Толпа орущих мальчишек вытворяет на пляже что-то уму непостижимое.
Мы ходим на руках, гнем "мосты", устраиваем борьбу, ныряем с разбегу, плаваем на спинке, на боку, вразмашку, по-татарски, погрузив лицо в воду. Барахтаемся в реке до тех пор, пока не посинеем. Солнце палит, а мы дрожим, зуб на зуб не попадает.
Но чаще всего мы с Володькой забираемся на глухой остров.
Через Обь только железнодорожный мост. На другой берег переправляются на лодках. Мальчишки, бородатые мужики, бабы с ведрами, корзинами, кринками наполнят лодку, полупьяный перевозчик соберет со всех по гривеннику, и поплыли, едва не черпая бортами воду.
Мне нравится лодка, взмахивающая вдали веслами. Мы перебирались на другой берег и на пароме. Гремят, въезжая, телеги, стучат копыта. Возвращаются с базара мужики из ближних деревенек Бугры и Кривощеково. И здесь бабы со своими корзинами, красными от ягодного сока, с кринками из-под молока. Тихонько плывет паром, даже будто и не плывет. Его тащит старый-престарый катеришко, грязный и закопченный, как чугун.
Под ногами рассыпано сено, сухой конский навоз. Пахнет хомутами, телегами. Перила в желтых птичьих следах-веточках. Это трясогузки бегали по мокрой глине, а потом наследили грязными лапками.

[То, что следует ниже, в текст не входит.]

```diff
@@ -860,15 +867,36 @@
     pb = b; pt0 = t0; has_prev = true;
     b = nb; tl = ntl;
   }
-  if (role < 4 && has_prev) dct_tile(Lt + (((tile_end - 1) & 1) * p.lt_b2) * 80, pb, pt0);
-  if (clip_mode && has_prev) {
+  if (role < 4 && has_prev && !replay) dct_tile(Lt + (((tile_end - 1) & 1) * p.lt_b2) * 80, pb, pt0);
+  if (!clip_mode || !has_prev || !(p.top_db >= 0.0f)) break;
+  unsigned long long clamps = 0;
+  {
+    float mx = -INFINITY, mn = INFINITY;
+    if (lane < n_clips) {
+      const float2* red = reinterpret_cast<const float2*>(smem + p.red_off) + lane * 16;
+#pragma unroll
+      for (int i = 0; i < 16; ++i) {
+        const float2 v = red[i];
+        mx = fmaxf(mx, v.x);
+        mn = fminf(mn, v.y);
+      }
+    }
+    clamps = __builtin_amdgcn_ballot_w64(lane < n_clips && (!replay || lane > pb - c0) && mn < mx - p.top_db);
+  }
+  if (clamps == 0) break;
+  replay = true;
+  b = nb = c0 + __builtin_ctzll(clamps); tl = ntl = 0;
+  tile_begin = 0; tile_end = tpc;
+  has_prev = false;
+  }
+  if (clip_mode && n_clips > 0) {
     S16Fin f;
     f.logmel = p.out_logmel; f.mfcc = p.out_mfcc; f.mod = p.out_mod; f.tw = p.tw; f.dct_t = p.dct_t;
     f.n_frames = (int)p.n_frames; f.n_mels = p.n_mels; f.n_mfcc = p.n_mfcc; f.dct_kp = p.dct_kp; f.n_mod = p.n_mod;
     f.top_db = p.top_db;
     f.dct_e = (p.dct_flags & MM_S16F_SKIP) ? p.dct_a + p.dct_kb * p.dct_nk * 64 : nullptr;
     f.L0 = mm_empty_level(p.amin, p.db_offset);
-    s16_finalize_all(f, tile_begin / tpc, (tile_end - tile_begin) / tpc, p.red_off,
+    s16_finalize_all(f, c0, n_clips, p.red_off,
                      (int)((p.batch + gridDim.x - 1) / gridDim.x));
   }
   MM_STAMP_END(16)
```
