# microsoft/ANCE

Measured on AMD Instinct MI355X. Metric: passages_encoded_per_sec, higher is better.
Workload: dtype f16 pair operands on the fp16 MFMA, f32 accumulate (fp32-grade: <= 2e-5 from the reference's fp32 forward); 1 GPU; MS MARCO passage 8841823 x 768-d, roberta-base rdot_nll FirstP seq_len=128, encode + brute-force IP top-200 (BASELINE configs[1]); encode_block_per_gpu=16384, query_block=32768, layers=12, parallelism=dp1 (corpus rows sharded, top-k all-to-all by query owner + merge)

## Files before the change

ance_amd/_lib.py:

```python
import ctypes
import os
import subprocess

_HERE = os.path.dirname(os.path.abspath(__file__))
LIB_PATH = os.environ.get("ANCE_AMD_LIB") or os.path.join(_HERE, "libance_amd.so")
CSRC = os.path.join(_HERE, "csrc")

ANCE_OK = 0
ANCE_E_INVALID = -1
ABI_VERSION = 7

c_i32p = ctypes.POINTER(ctypes.c_int32)
c_i64p = ctypes.POINTER(ctypes.c_int64)
c_f32p = ctypes.POINTER(ctypes.c_float)


class AnceEncoderDesc(ctypes.Structure):
    _fields_ = [
        ("arch", ctypes.c_int32), ("n_layers", ctypes.c_int32), ("hidden", ctypes.c_int32),
        ("n_heads", ctypes.c_int32), ("intermediate", ctypes.c_int32), ("vocab_size", ctypes.c_int32),
        ("max_position", ctypes.c_int32), ("pad_token_id", ctypes.c_int32), ("ln_eps", ctypes.c_float),
        ("has_head", ctypes.c_int32), ("max_seq_len", ctypes.c_int32), ("max_tokens", ctypes.c_int32),
        ("precision", ctypes.c_int32),
    ]


class AnceGemmDebugArgs(ctypes.Structure):
    _fields_ = [
        ("a", ctypes.c_void_p), ("b", ctypes.c_void_p), ("lda", ctypes.c_int32), ("ldb", ctypes.c_int32),
        ("M", ctypes.c_int32), ("N", ctypes.c_int32), ("K", ctypes.c_int32),
        ("bias", ctypes.c_void_p), ("csum", ctypes.c_void_p), ("part_in", ctypes.c_void_p), ("ln_eps", ctypes.c_float),
        ("tok_lo", ctypes.c_void_p), ("scale", ctypes.c_float), ("scale_cols", ctypes.c_int32), ("col_map", ctypes.c_void_p),
        ("n_valid", ctypes.c_int32), ("ldc", ctypes.c_int32), ("out", ctypes.c_void_p), ("res_hi", ctypes.c_void_p),
        ("res_lo", ctypes.c_void_p), ("res_gamma", ctypes.c_void_p), ("res_beta", ctypes.c_void_p), ("out_lo", ctypes.c_void_p),
        ("part_out", ctypes.c_void_p), ("ldr", ctypes.c_int32), ("wscale_inv", ctypes.c_void_p), ("n_split", ctypes.c_int32),
    ]


class AnceAttnDebugArgs(ctypes.Structure):
    _fields_ = [
        ("kind", ctypes.c_int32), ("n_heads", ctypes.c_int32), ("n_seq", ctypes.c_int32), ("max_seq_len", ctypes.c_int32),
        ("cls_only", ctypes.c_int32), ("q_compact", ctypes.c_int32), ("h_desc", ctypes.c_void_p), ("d_desc", ctypes.c_void_p),
        ("d_desc_bytes", ctypes.c_int64), ("qk", ctypes.c_void_p), ("ld_qk", ctypes.c_int32), ("qk_rows", ctypes.c_int32),
        ("vt", ctypes.c_void_p), ("ld_vt", ctypes.c_int32), ("ctx", ctypes.c_void_p), ("ld_ctx", ctypes.c_int32),
        ("ctx_rows", ctypes.c_int32),
    ]
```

Сядешь у перил, ноги свесишь за борт. Теплый ветер обдает, вся обская ширь слепит сияющей рябью, уходит берег, усеянный деревянными домами, приближается желанный берег, заросший тальником, с вьющимися чайками, с чистыми песками. На съезде к парому видны маленькие лошадки, телеги, человечки. Вот подплываем ближе. Там, где берег обрывистый, его слоистая, неровная боковина вся в дырках, как соты. В них живут стрижи. Их такое множество, что они черно клубятся над берегом, пулями вылетая и влетая в свои норы.
А вдали на горизонте облака стоят, словно огромные снеговые парки и леса.

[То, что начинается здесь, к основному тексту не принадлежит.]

__device__ __forceinline__ __amdgpu_buffer_rsrc_t make_rsrc(const void* p) {
  return __builtin_amdgcn_make_buffer_rsrc(const_cast<void*>(p), 0, (int)INV, 0x00020000);
}
// ... 340 lines not shown
  static constexpr int RCH = HW8 * CIN16;
  static constexpr int CPL = (HH8 + 1) / 2;
  static_assert(RCH <= 128, "a halo row must fit the 128 lanes of a half group");
  static_assert((PS / 4) % 8 == 4 && (WP / 4) % 8 == 4, "pitches must be 4 x odd dwords");
  static_assert(S2 || CIN % 32 == 0, "stride 1: K steps of 32 must not straddle taps");
  static_assert(!S2 || RB == 1, "stride 2: one row block per wave");
  static_assert(KH == 1 || S2, "channel passes: stride-2 form only");
  static constexpr int step_off(int ks) {
    constexpr int n = CIN16;
    if (ks < 3 * n) return (ks / n) * RPB + (ks % n) * 16;
    if (ks < 4 * n) return XE * PS + (ks - 3 * n) * 16;
    return 2 * RPB + XE * PS + (ks - 4 * n) * 32;
  }
  static constexpr int step_base(int ks) { return ks < 3 * CIN16 ? 0 : (ks < 4 * CIN16 ? 1 : 2); }
  static __device__ __forceinline__ int slot(int kc) {
    constexpr int n = CIN16;
    const int tap = kc / (n * KH), cg = kc - tap * (n * KH), hf = cg / n, c = cg - hf * n, ky = tap / 3, kx = tap - 3 * ky;
    const int base = 2 * KS * hf;
    if (kx != 1) return base + 2 * (ky * n + c) + (kx >> 1);
    if (ky < 2) return base + 2 * (3 * n + c) + ky;
    return base + 2 * 4 * n + c;
  }
};

template <int TT, int CIN16, int RB, int NGRP, bool S2 = false, int KH = 1, bool SPK = false>
__global__ __launch_bounds__(256 * NGRP) void spike_conv_wres_i8_kernel(GemmParams P, const float* __restrict__ col_scale) {
  static_assert(!SPK || TT > 0, "spikes-only: a fused-neuron form");
  using G = GeoI8<CIN16, RB, S2, KH>;
  constexpr int ST = S2 ? 2 : 1;
  constexpr int CING = G::CING;
  constexpr bool EARLY = KH > 1;
  constexpr bool SPIKE = TT > 0;
  const int T = SPIKE ? P.d.sn_T : 1;
  constexpr int CIN = G::CIN, K = G::K, PS = G::PS, RPB = G::RPB, WP = G::WP, TH8 = G::TH8, TW8 = G::TW8;
  constexpr int W_BYTES = 3 * NB * WP;
  constexpr int PAR = 2 * NB * 4;
  constexpr int NT = 256 * NGRP;
  static_assert(W_BYTES + NGRP * G::HALO + PAR + 64 <= 160 * 1024, "LDS budget");
  __shared__ __attribute__((aligned(16))) uint8_t smem[W_BYTES + NGRP * G::HALO + PAR + 64];
  uint8_t* W_s = smem;
  float* par_s = reinterpret_cast<float*>(smem + W_BYTES + NGRP * G::HALO);
  uint32_t* cnt = reinterpret_cast<uint32_t*>(smem + W_BYTES + NGRP * G::HALO + PAR);

  const SdfSpikeGemmDesc& d = P.d;
  const int H = P.cv.OH, W = P.cv.OW;
  const int Hin = P.cv.H, Win = P.cv.W;
  const int tid = threadIdx.x;
  const int wave = __builtin_amdgcn_readfirstlane(tid >> 6), lane = tid & 63;
  const int grp = wave >> 2, cw = wave & 3;
  const int gl = tid & 255;
  const int N = d.N;
  const bool has_res = !SPK && !(S2 && SPIKE) && d.resid != nullptr;
  const bool memb = !SPK && (!SPIKE || d.out != nullptr);
  const int ohw = H * W;
  const int pm = SPIKE ? (int)(d.pos_inner / ohw) : 1, pso = SPIKE ? (int)(d.pos_ostride / ohw) : 0;
  const int tstep = SPIKE ? (int)(d.t_stride / ohw) : 0;
  const bool lif_fast = SPIKE && d.sn_kind == SDF_LIF && d.soft_reset != 0 && P.inv_tau != 0.f;
  const bool soft = d.soft_reset != 0;

  if (tid < 2 * NGRP) cnt[tid] = 0;

  const int tiles_x = (W + TW8 - 1) / TW8, tiles_img = tiles_x * ((H + TH8 - 1) / TH8);
  const int Gd = gridDim.x;
  int wg = blockIdx.x;
  if ((Gd & 7) == 0) wg = (wg & 7) * (Gd >> 3) + (wg >> 3);
  int t_begin, n_my;
  if (P.cb_inner) {
    const int nr = Gd / P.tiles_n, r = wg / P.tiles_n, cbw = wg - r * P.tiles_n;
    const int base = P.tiles_m / nr, rem = P.tiles_m % nr;
    t_begin = cbw * P.tiles_m + r * base + (r < rem ? r : rem);
    n_my = base + (r < rem ? 1 : 0);
  } else {
    const int nitems = P.ntiles;
    const int base = nitems / Gd, rem = nitems % Gd;
    t_begin = wg * base + (wg < rem ? wg : rem);
    n_my = base + (wg < rem ? 1 : 0);
  }

  const int hhalf = gl >> 7, hj = gl & 127;
  const bool hj_ok = hj < G::RCH;
  const int hpx = (hj_ok ? hj : 0) / CIN16, hc16 = (hj_ok ? hj : 0) - hpx * CIN16;
  const uint32_t h_lds0 = (uint32_t)(hhalf * RPB + (S2 ? (hpx & 1) * G::XE * PS + (hpx >> 1) * PS : hpx * PS) + hc16 * 16);
  const int h_rel0 = ((hhalf - 1) * Win + (hpx - 1)) * CING + hc16 * 16;
  const __amdgpu_buffer_rsrc_t A_rs = make_rsrc(d.A);
  u32x4 hreg[G::CPL];
  auto halo_load = [&](int img, int y0, int x0, int hf) __attribute__((always_inline)) {
    const uint32_t org = (uint32_t)(((img * Hin + ST * y0) * Win + ST * x0) * CING + hf * CIN) + (uint32_t)h_rel0;
    const bool xok = hj_ok && (unsigned)(ST * x0 + hpx - 1) < (unsigned)Win;
#pragma unroll
    for (int i = 0; i < G::CPL; ++i) {
      const int hy = 2 * i + hhalf;
      const bool ok = xok && hy < G::HH8 && (unsigned)(ST * y0 + hy - 1) < (unsigned)Hin;
      hreg[i] = __builtin_amdgcn_raw_buffer_load_b128(A_rs, ok ? org + (uint32_t)(2 * i * Win * CING) : INV, 0, 0);
    }
  };
  uint8_t* H_s = smem + W_BYTES + grp * G::HALO;
  auto halo_store = [&]() __attribute__((always_inline)) {
#pragma unroll
    for (int i = 0; i < G::CPL; ++i)
      if (hj_ok && 2 * i + hhalf < G::HH8) *reinterpret_cast<u32x4*>(H_s + h_lds0 + 2 * i * RPB) = hreg[i];
  };
  auto item_decode = [&](int item, int& cb, int& img0, int& y0, int& x0) __attribute__((always_inline)) {
    cb = item / P.tiles_m;
    const int rt = item - cb * P.tiles_m;
    const int im = rt / tiles_img, tl = rt - im * tiles_img;
    const int ty = tl / tiles_x, tx = tl - ty * tiles_x;
    img0 = SPIKE ? (im / pm) * pso + im % pm : im; y0 = ty * TH8; x0 = tx * TW8;
  };

  int ln = lane;
  asm volatile("" : "+v"(ln));
  const int l31 = ln & 31, lh = ln >> 5;
  const uint32_t a_lane = S2 ? (uint32_t)(2 * (2 * cw + (l31 >> 4)) * RPB + (l31 & 15) * PS)
                              : (uint32_t)((2 * RB * cw + (l31 >> 4)) * RPB + (l31 & 15) * PS + 16 * lh);
  const uint32_t a_base[3] = {a_lane + (uint32_t)(lh * PS), a_lane + (uint32_t)(lh * RPB), a_lane + (uint32_t)(lh * 16)};
  const uint32_t w_lane = (uint32_t)(l31 * WP + 16 * lh);
  const __amdgpu_buffer_rsrc_t out_rs = make_rsrc(d.out), res_rs = make_rsrc(d.resid), sp_rs = make_rsrc(d.out_spike);

  uint32_t nstep = 0;
  int seg_begin = 0;
#ifdef SDF_STAMP
  unsigned long long s0 = 0, s1 = 0, s2 = 0, s3 = 0, s4 = 0, s5 = 0, a_issue = 0, a_wait = 0, a_mfma = 0, a_epi = 0, a_hand = 0, a_wload = 0;
  const unsigned long long kstart = __builtin_readcyclecounter(), rstart = __builtin_amdgcn_s_memrealtime();
#endif
  while (seg_begin < n_my) {
    int cb, img0, y0, x0;
    item_decode(t_begin + seg_begin, cb, img0, y0, x0);
    int seg_end = (cb + 1) * P.tiles_m - t_begin;
    if (seg_end > n_my) seg_end = n_my;
    const int n0 = cb * NB;
    STAMP(s0);
    __syncthreads();
    {
      constexpr int KC16 = K / 16;
      constexpr int WCH = 3 * NB * KC16;
      const __amdgpu_buffer_rsrc_t W_rs = __builtin_amdgcn_make_buffer_rsrc(const_cast<uint16_t*>(d.Wp), 0, 3 * N * K, 0x00020000);
      constexpr int WB = 6, NBATCH = (WCH + NT * WB - 1) / (NT * WB);
      int tl = tid;
      asm volatile("" : "+v"(tl));
#pragma unroll 1
      for (int b = 0; b < NBATCH; ++b) {
        u32x4 wv[WB];
#pragma unroll
        for (int i = 0; i < WB; ++i) {
          const int c = tl + NT * (b * WB + i);
          const int cc = c < WCH ? c : 0;
          const int row = cc / KC16, kc = cc - row * KC16;
          const int dg = row / NB, n = row - dg * NB;
          wv[i] = __builtin_amdgcn_raw_buffer_load_b128(W_rs, c < WCH ? (uint32_t)((dg * N + n0 + n) * K + kc * 16) : INV, 0, 0);
        }
#pragma unroll
        for (int i = 0; i < WB; ++i) {
          const int c = tl + NT * (b * WB + i);
          const int cc = c < WCH ? c : 0;
          const int row = cc / KC16, kc = cc - row * KC16;
          if (c < WCH) *reinterpret_cast<u32x4*>(W_s + row * WP + (S2 ? G::slot(kc) : kc) * 16) = wv[i];
        }
      }
      if (S2 && (G::NP & 1) && tid < 3 * NB) {
        u32x4 z; z.x = z.y = z.z = z.w = 0u;
#pragma unroll
        for (int hf = 0; hf < KH; ++hf) *reinterpret_cast<u32x4*>(W_s + tid * WP + (2 * G::KS * hf + G::NP) * 16) = z;
      }
      if (tid < 2 * NB) {
        const int which = tid / NB, n = tid - which * NB;
        const float sc = col_scale[n0 + n];
        par_s[tid] = which == 0 ? (d.alpha ? d.alpha[n0 + n] * sc : sc) : (d.alpha ? d.beta[n0 + n] : 0.f);
      }
    }
    __syncthreads();
    STAMP(s1); STAMP_ADD(a_wload, s0, s1);

    int it = seg_begin + grp;
    if (it < seg_end) {
      item_decode(t_begin + it, cb, img0, y0, x0);
      halo_load(img0, y0, x0, 0);
      if (nstep) wait_ge(&cnt[NGRP + grp], 4 * nstep);
      halo_store();
      signal(&cnt[grp], lane);
    }
    for (; it < seg_end; it += NGRP) {
      item_decode(t_begin + it, cb, img0, y0, x0);
      float vmem[SPIKE ? 16 * RB : 1];
      if (SPIKE) {
#pragma unroll
        for (int e = 0; e < 16 * RB; ++e) vmem[e] = soft ? 0.f : d.v_reset;
      }
#pragma unroll 1
      for (int t = 0; t < T; ++t) {
        STAMP(s0);
        const int img = img0 + t * tstep;
        const uint32_t ld4 = (uint32_t)d.ldo * 4u, col4 = (uint32_t)(n0 + 4 * lh) * 4u;
        const int ybase = y0 + 2 * RB * cw + (l31 >> 4), xbase = x0 + (l31 & 15);
        const uint32_t g00 = (uint32_t)((img * H + ybase) * W + xbase);
        auto row_g = [&](int rb, int q4) __attribute__((always_inline)) -> uint32_t {
          return (ybase + 2 * rb < H && xbase < W) ? g00 + (uint32_t)(2 * rb * W) : INV;
        };
        auto rowoff = [&](int rb, int q4) __attribute__((always_inline)) -> uint32_t {
          const uint32_t g = row_g(rb, q4);
          return g != INV ? g * ld4 + col4 + (uint32_t)(32 * q4) : INV;
        };
        float4 rs[RB][4];
#pragma unroll
        for (int rb = 0; rb < RB; ++rb)
#pragma unroll
          for (int q4 = 0; q4 < 4; ++q4) rs[rb][q4] = make_float4(0.f, 0.f, 0.f, 0.f);
        auto load_res = [&]() __attribute__((always_inline)) {
#pragma unroll
          for (int rb = 0; rb < RB; ++rb)
#pragma unroll
            for (int q4 = 0; q4 < 4; ++q4) rs[rb][q4] = buf_load16f(res_rs, rowoff(rb, q4));
        };
        constexpr bool RES_EARLY = !SPIKE || RB == 1;
        if (RES_EARLY && has_res) load_res();
        bool have_next = true;
        auto request_next = [&](int hf) __attribute__((always_inline)) {
          int ni = img, ny = y0, nx = x0, nhf = hf + 1;
          if (nhf == KH) {
            nhf = 0; ni = img0 + (t + 1) * tstep;
            if (t + 1 == T) {
              if (it + NGRP < seg_end) { int ncb; item_decode(t_begin + it + NGRP, ncb, ni, ny, nx); }
              else have_next = false;
            }
          }
          if (have_next) halo_load(ni, ny, nx, nhf);
        };
        auto hand_over = [&]() __attribute__((always_inline)) {
          if (have_next) {
            wait_ge(&cnt[NGRP + grp], 4 * nstep);
            halo_store();
            signal(&cnt[grp], lane);
          }
        };

        i32x16 acc[3][RB];
#pragma unroll
        for (int dg = 0; dg < 3; ++dg)
#pragma unroll
          for (int rb = 0; rb < RB; ++rb)
#pragma unroll
            for (int e = 0; e < 16; ++e) acc[dg][rb][e] = 0;
        constexpr int KS = G::KS;
        constexpr int PF = (RB == 1 && (NGRP == 2 || SPK)) ? 2 : 1;
#pragma unroll
        for (int hf = 0; hf < KH; ++hf) {
          ++nstep;
          if (EARLY) request_next(hf);
          STAMP(s1);
          wait_ge(&cnt[grp], 4 * nstep);
          STAMP(s2);
          i32x4 fa[PF + 1][RB], fb[PF + 1][3];
          auto frag = [&](int ks, int set) __attribute__((always_inline)) {
            if constexpr (S2) {
              fa[set][0] = *reinterpret_cast<const i32x4*>(H_s + a_base[G::step_base(ks)] + G::step_off(ks));
            } else {
              constexpr int C32 = CIN / 32;
              const int tap = ks / C32, c = ks - tap * C32;
              const int ky = tap / 3, kx = tap - 3 * ky;
#pragma unroll
              for (int rb = 0; rb < RB; ++rb)
                fa[set][rb] = *reinterpret_cast<const i32x4*>(H_s + a_lane + ((2 * rb + ky) * RPB + kx * PS + c * 32));
            }
#pragma unroll
            for (int dg = 0; dg < 3; ++dg)
              fb[set][dg] = *reinterpret_cast<const i32x4*>(W_s + w_lane + (dg * NB * WP + (hf * KS + ks) * 32));
          };
#pragma unroll
          for (int i = 0; i < PF; ++i) frag(i, i);
#pragma unroll
          for (int ks = 0; ks < KS; ++ks) {
            if (ks + PF < KS) frag(ks + PF, (ks + PF) % (PF + 1));
            __builtin_amdgcn_sched_barrier(0);
#pragma unroll
            for (int dg = 0; dg < 3; ++dg)
#pragma unroll
              for (int rb = 0; rb < RB; ++rb)
                acc[dg][rb] = __builtin_amdgcn_mfma_i32_32x32x32_i8(fb[ks % (PF + 1)][dg], fa[ks % (PF + 1)][rb], acc[dg][rb], 0, 0, 0);
            __builtin_amdgcn_sched_barrier(0);
          }
          signal(&cnt[NGRP + grp], lane);
          if (EARLY && hf + 1 < KH) hand_over();
        }
        STAMP(s3);

        if (!RES_EARLY && has_res) load_res();
        if (!EARLY) request_next(KH - 1);
#pragma unroll
        for (int rb = 0; rb < RB; ++rb) {
          float4 om[4];
#pragma unroll
          for (int q4 = 0; q4 < 4; ++q4) {
            __builtin_amdgcn_sched_barrier(0);
            float v[4];
#pragma unroll
            for (int j = 0; j < 4; ++j) {
              const int e = q4 * 4 + j;
              const int lo = acc[1][rb][e] * 256 + acc[0][rb][e];
              v[j] = __builtin_fmaf((float)acc[2][rb][e], 65536.f, (float)lo);
            }
            const float4 al4 = *reinterpret_cast<const float4*>(par_s + 8 * q4 + 4 * lh);
            const float4 be4 = *reinterpret_cast<const float4*>(par_s + NB + 8 * q4 + 4 * lh);
            float4 o;
            o.x = __builtin_fmaf(v[0], al4.x, be4.x) + rs[rb][q4].x; o.y = __builtin_fmaf(v[1], al4.y, be4.y) + rs[rb][q4].y;
            o.z = __builtin_fmaf(v[2], al4.z, be4.z) + rs[rb][q4].z; o.w = __builtin_fmaf(v[3], al4.w, be4.w) + rs[rb][q4].w;
            om[q4] = o;
            if (SPIKE) {
              const float xs[4] = {o.x, o.y, o.z, o.w};
              uint32_t pk = 0;
              if (lif_fast) {
#pragma unroll
                for (int j = 0; j < 4; ++j) {
                  float& vm = vmem[rb * 16 + q4 * 4 + j];
                  const float hcur = vm + (xs[j] - vm) * P.inv_tau;
                  const float dth = hcur - d.v_th;
                  const bool fire = dth >= 0.f;
                  vm = fire ? dth : hcur;
                  pk |= fire ? (1u << (8 * j)) : 0u;
                }
              } else {
#pragma unroll
                for (int j = 0; j < 4; ++j) {
                  float& vm = vmem[rb * 16 + q4 * 4 + j];
                  const float hcur = neuron_charge(d.sn_kind == SDF_IF, vm, xs[j], d.tau, P.inv_tau, d.v_reset, soft || d.v_reset == 0.f);
                  const float sp = fire_reset(vm, hcur, d.v_th, d.v_reset, soft);
                  pk |= ((__float_as_uint(sp) >> 29) & 1u) << (8 * j);
                }
              }
              const uint32_t g = row_g(rb, q4);
              __builtin_amdgcn_raw_buffer_store_b32(pk, sp_rs, g != INV ? g * (uint32_t)N + (uint32_t)(n0 + 8 * q4 + 4 * lh) : INV, 0, 0);
            }
          }
          if (memb) {
            const bool o1 = (l31 & 1) != 0, o2 = (l31 & 2) != 0;
            qt4(om[0].x, om[1].x, om[2].x, om[3].x, o1, o2);
            qt4(om[0].y, om[1].y, om[2].y, om[3].y, o1, o2);
            qt4(om[0].z, om[1].z, om[2].z, om[3].z, o1, o2);
            qt4(om[0].w, om[1].w, om[2].w, om[3].w, o1, o2);
            const int ql = l31 & 3;
            const bool yok = ybase + 2 * rb < H;
            const uint32_t gq = g00 + (uint32_t)(2 * rb * W) - (uint32_t)ql;
#pragma unroll
            for (int j = 0; j < 4; ++j) {
              const bool ok = yok && xbase - ql + j < W;
              buf_store16f(out_rs, ok ? (gq + (uint32_t)j) * ld4 + (uint32_t)(n0 + 8 * ql + 4 * lh) * 4u : INV, om[j]);
            }
          }
        }
        STAMP(s4);
        hand_over();
        STAMP(s5);
        STAMP_ADD(a_issue, s0, s1); STAMP_ADD(a_wait, s1, s2); STAMP_ADD(a_mfma, s2, s3); STAMP_ADD(a_epi, s3, s4); STAMP_ADD(a_hand, s4, s5);
      }
    }
    seg_begin = seg_end;
  }
#ifdef SDF_STAMP
  if (blockIdx.x == 0 && (tid == 0 || tid == 256)) {
    unsigned long long* o = g_wres_stamp + (tid ? 16 : 0);
    o[0] = a_issue; o[1] = a_wait; o[2] = a_mfma; o[3] = a_epi; o[4] = a_hand; o[5] = a_wload; o[6] = nstep;
    o[7] = __builtin_readcyclecounter() - kstart; o[8] = __builtin_amdgcn_s_memrealtime() - rstart;
  }
#endif
}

Сидишь и смотришь на все это, и молчишь. Так бы и плыл, и плыл целую вечность. Ведь никогда не надоест смотреть на несущуюся воду, слушать ее плеск.
Паром стукнулся о сваи дощатого причала. Сбегаем на горячий песок со следами тележных колес. Кричат мужики, гремят копыта.
Бежим к устью речки Тулы, переплываем ее, и вот мы на острове, заросшем черной и красной смородиной, ежевикой, черемухой. Песочная коса здесь - одно наслаждение.